資源循環の車窓から vol.4〜古紙リサイクルの世界トレンド〜

1. 古紙リサイクル 世界各国での歴史

資源循環の車窓から vol.1 では、マツザワが創業当時から取り組んでいる古紙回収について、紹介しました。日本の古紙回収の歴史は江戸時代の「紙屑買い」まで遡り、当時から古紙にまつわる資源循環の文化が形作られてきました。

今回は、世界に目を向け、古紙リサイクルの歴史が長いとされるドイツ、スウェーデンの取り組みを見ていきたいと思います。これら各国では、制度の整備、市民の意識向上、技術革新など、多角的なアプローチによって古紙リサイクルの発展が支えられてきています。

ドイツ:制度と市民参加によるリサイクル先進国

ドイツでは、1991年に施行された「包装条例(Verpackungsverordnung)」により、製造業者や販売業者に対して包装材の回収とリサイクルの責任が課されました。この制度の一環として、デュアル・システム・ドイツ社が、容器包装のリサイクルを促進するためのマーク「グリーンドットマーク(Der Grüne Punkt)」の導入を開始しました。このマークが付いている製品は、製造者がリサイクルコストを負担していることを示し、リサイクル可能であることを意味します。この取り組みにより、紙包装のリサイクル率は大幅に向上しました。 

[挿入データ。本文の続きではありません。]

template <int TD, int MINW>
__global__ __launch_bounds__(256, MINW) void conv3d_k3_pair_kernel(const float* __restrict__ x,
                                                                   const float* __restrict__ wp,
                                                                   float* __restrict__ y, PairGeom g,
                                                                   double* __restrict__ partials) {
  using St = PStage<TD>;
  constexpr int ID = St::ID, IH = St::IH, IW = St::IW, IWP = St::IWP, PLANE = St::PLANE;
  constexpr int ELEMS = St::ELEMS, NXR = St::NXR;
  constexpr int NWR = (kWsz + 255) / 256;
  constexpr int XS = 4 * PLANE;
  extern __shared__ __attribute__((aligned(16))) float lds[];
  float* xs0 = lds;
  float* ws0 = lds + 2 * XS;
  float* tile = lds;
  double* red = reinterpret_cast<double*>(tile + 4 * 16 * 17 + ((4 * 16 * 17) & 1));

  const int tid = threadIdx.x;
  const int wave = __builtin_amdgcn_readfirstlane(tid >> 6), lane = tid & 63;
  const int li = lane & 15, lk = lane >> 4;
  unsigned xb_, xn_;
  pf_xcd_xy<PF_XCD_CONV3D>(xb_, xn_);
  const int n = (int)xn_, bx = (int)xb_;
  const int plane_i = g.H * g.W, vol = plane_i * g.D;
  const float* xb = x + (int64_t)n * g.Cin * vol;
  float* yb = y + (int64_t)n * g.Cout * vol;
  const int cgroups = g.Cin >> 2;

  double ssum = 0.0, ssq = 0.0;

  const int total = g.tiles_d * g.tiles_h * g.tiles_w;
  for (int item = bx; item < total; item += gridDim.x) {
    const int tw = item % g.tiles_w;
    const int rest = item / g.tiles_w;
    const int th = rest % g.tiles_h;
    const int td = rest / g.tiles_h;
    const int od0 = td * TD, oh0 = th * 8, ow0 = tw * 16;
    const int id0 = od0 - 1, ih0 = oh0 - 1, iw0 = ow0 - 1;

    unsigned gofs[NXR];
    unsigned okmask = 0;
#pragma unroll
    for (int r = 0; r < NXR; ++r) {
      const int e = lane + 64 * r;
      const int row = e / IW, col = e - row * IW;
      const int dz = row / IH, hy = row - dz * IH;
      const int id = id0 + dz, ih = ih0 + hy, iw = iw0 + col;
      const bool ok = e < ELEMS && id >= 0 && id < g.D && ih >= 0 && ih < g.H && iw >= 0 && iw < g.W;
      gofs[r] = ok ? (unsigned)(id * plane_i + ih * g.W + iw) : 0u;
      okmask |= (ok ? 1u : 0u) << r;
    }

    float rx[NXR], rw[NWR];
    auto load_group = [&](int cg) {
      const float* src = xb + (int64_t)(cg * 4 + wave) * vol;
#pragma unroll
      for (int r = 0; r < NXR; ++r) rx[r] = src[gofs[r]];
      const float* wsrc = wp + (int64_t)cg * kWsz;
#pragma unroll
      for (int r = 0; r < NWR; ++r) {
        const int e = tid + 256 * r;
        rw[r] = (256 * (r + 1) <= kWsz || e < kWsz) ? wsrc[e] : 0.0f;
      }
    };
    auto store_group = [&](int buf) {
      float* xs = xs0 + buf * XS + wave * PLANE;
      float* ws = ws0 + buf * kWsz;
#pragma unroll
      for (int r = 0; r < NXR; ++r) {
        const int e = lane + 64 * r;
        if (64 * (r + 1) <= ELEMS || e < ELEMS) xs[e + e / IW] = ((okmask >> r) & 1u) ? rx[r] : 0.0f;
      }
#pragma unroll
      for (int r = 0; r < NWR; ++r) {
        const int e = tid + 256 * r;
        if (256 * (r + 1) <= kWsz || e < kWsz) ws[e] = rw[r];
      }
    };

    f32x4 acc[TD];
#pragma unroll
    for (int d = 0; d < TD; ++d) acc[d] = (f32x4){0.0f, 0.0f, 0.0f, 0.0f};

    __syncthreads();
    load_group(0);
    store_group(0);
    __syncthreads();
    for (int cg = 0; cg < cgroups; ++cg) {
      const int buf = cg & 1;
      if (cg + 1 < cgroups) load_group(cg + 1);
      const float* xs = xs0 + buf * XS + lk * PLANE + (2 * wave) * IWP + li;
      const float* ws = ws0 + buf * kWsz + lk * 16 + li;
#pragma unroll
      for (int kd = 0; kd < 3; ++kd) {
#pragma unroll
        for (int kh = 0; kh < 4; ++kh) {
#pragma unroll
          for (int kw = 0; kw < 3; ++kw) {
            const int tap = (kd * 4 + kh) * 3 + kw;
            const float b = ws[tap * 4 * 16];
#pragma unroll
            for (int d = 0; d < TD; ++d) {
              const float a = xs[((d + kd) * IH + kh) * IWP + kw];
              acc[d] = __builtin_amdgcn_mfma_f32_16x16x4f32(a, b, acc[d], 0, 0, 0);
            }
          }
        }
      }
      if (cg + 1 < cgroups) store_group(buf ^ 1);
      __syncthreads();
    }

    const int oh = oh0 + 2 * wave + (li >> 3);
    float* tl = tile + wave * 16 * 17;
#pragma unroll
    for (int d = 0; d < TD; ++d) {
      const int od = od0 + d;
      const bool row_ok = oh < g.H && od < g.D;
      float s = 0.0f, q = 0.0f;
#pragma unroll
      for (int r = 0; r < 4; ++r) {
        const int pos = lk * 4 + r;
        const float v = acc[d][r];
        tl[li * 17 + pos] = v;
        if (row_ok && ow0 + pos < g.W) {
          s += v;
          q += v * v;
        }
      }
      s += __shfl_xor(s, 8);
      q += __shfl_xor(q, 8);
      s += __shfl_xor(s, 16);
      q += __shfl_xor(q, 16);
      s += __shfl_xor(s, 32);
      q += __shfl_xor(q, 32);
      ssum += (double)s;
      ssq += (double)q;
      __builtin_amdgcn_wave_barrier();
      if (od < g.D) {
        for (int e = lane; e < 16 * 16; e += 64) {
          const int col = e >> 4, pos = e & 15;
          const int co = col & 7, ohh = oh0 + 2 * wave + (col >> 3);
          if (co < g.Cout && ohh < g.H && ow0 + pos < g.W)
            yb[(int64_t)co * vol + (int64_t)od * plane_i + (int64_t)ohh * g.W + ow0 + pos] = tl[col * 17 + pos];
        }
      }
      __builtin_amdgcn_wave_barrier();
    }
  }

  if (partials != nullptr) {
    if (lane < 8) {
      red[(wave * 16 + lane) * 2 + 0] = ssum;
      red[(wave * 16 + lane) * 2 + 1] = ssq;
    }
    __syncthreads();
    if (tid < g.Cout) {
      double s = 0.0, q = 0.0;
#pragma unroll
      for (int w = 0; w < 4; ++w) {
        s += red[(w * 16 + tid) * 2 + 0];
        q += red[(w * 16 + tid) * 2 + 1];
      }
      double* o = partials + (((int64_t)n * gridDim.x + bx) * g.Cout + tid) * 2;
      o[0] = s;
      o[1] = q;
    }
  }
}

ドイツのリサイクルマークである「グリーンドットマーク」出所)デュアル・システム・ドイツ ウェブサイト

また、ドイツでは市民の環境意識が高く、家庭ごみの分別が徹底されています。
ドイツの街中には、古紙専用のコンテナが設置されており、住民は新聞紙、雑誌、段ボールなどをここに投入します。家庭用ゴミは、ゴミの種類ごとに色分けされたゴミ箱を利用するのが一般的です。例えば、青色は古紙用、茶色は生ゴミ用、黄色はプラスチック用など、視覚的に分別が促されています。

スウェーデン:循環型社会の実現に向けた取り組み

スウェーデンでは、1970年代から紙のリサイクルに関する政策が強化され、1975年の政府法案では、家庭からの新聞紙の分別回収が義務付けられました。これにより、自治体が回収を担当し、リサイクル業者が処理を行う体制が整備されました。現在では、新聞紙のリサイクル率が95%、紙パッケージが80%、グラフィックペーパーが77%と高い水準を維持しています。 また、リサイクルステーションが住宅地から300メートル以内に設置されており、住民が容易にリサイクルに参加できる環境が整っています。

さらに、ストックホルム市など一部の都市部では、地下パイプを利用したごみ収集システムが導入されています。可燃ごみ、生ごみ、新聞の3種、それぞれ分別して街に設置されているゴミシューターに入れると、時速70kmの空気圧でごみが地下のパイプを通り集積所に送られ、収集ステーションに運搬される仕組みです。

Envac社によるゴミシューター 出所)Envacウェブサイト

2. 古紙リサイクルをホットにするクールな取組み

古紙含む廃棄物を市民が参加しやすく効率的に回収する仕組みづくりが、ヨーロッパ諸国では先進的に取り組まれています。さらに、より多様な視点から「リサイクルしたい!」という市民のモチベーションを喚起するため、これまでにない取り組みも生まれ始めています。

  • リサイクル促進アプリ
    • 古紙含む廃棄物の回収に応じてポイントやリワード(電子マネー・商品券など)がもらえる。
    • 実施例
      • Oystertable(韓国):「Today’s Recycle」アプリを用い、回収ボックスのQRコードと提携企業商品のバーコードをスキャンしリサイクルすると、ポイントをゲット
Oystartableによる「Today’s Recycle」アプリを用いたリワードの仕組み 出所)Oystartableウェブサイト
  • Bower(スウェーデン):「Bower」アプリを通し、ゲーミフィケーションによりリサイクルを促進。ポイントも獲得できる
「Bower」アプリの利用画面 出所)Bowerウェブサイト
  • 画像認識による分別支援
    • 識別が難しいゴミを、画像認識で適切に分別。
    • 実施例
      • Bin-e(ポーランド):AIスマート分別ボックスに搭載されたカメラとセンサーで、ゴミをAIが画像認識。プラスチック、紙、金属などに自動仕分け。B2B向けとして、オフィスビル・コワーキングスペースなどに導入中。
Bine-eによるAIスマート分別ボックス 出所)Bine-eウェブサイト

ともすると、面倒で全部可燃ゴミにされてしまいがちな古紙。ですが、アプリ上のリワードやゲーミフィケーションを通してたのしく、画像認識の力を借りながらわかりやすく、どんどん古紙をリサイクルしたくなるテクノロジーが、広がり始めています。

日本ではこういったテクノロジーはまだあまり普及していませんが、逆にこういったテクノロジーがなくとも、ひとりひとりの意識から、古紙リサイクルが定着しているのではと感じます。日本における古紙の資源循環は、すでに日本が誇るべき文化の一つになっているのではないでしょうか。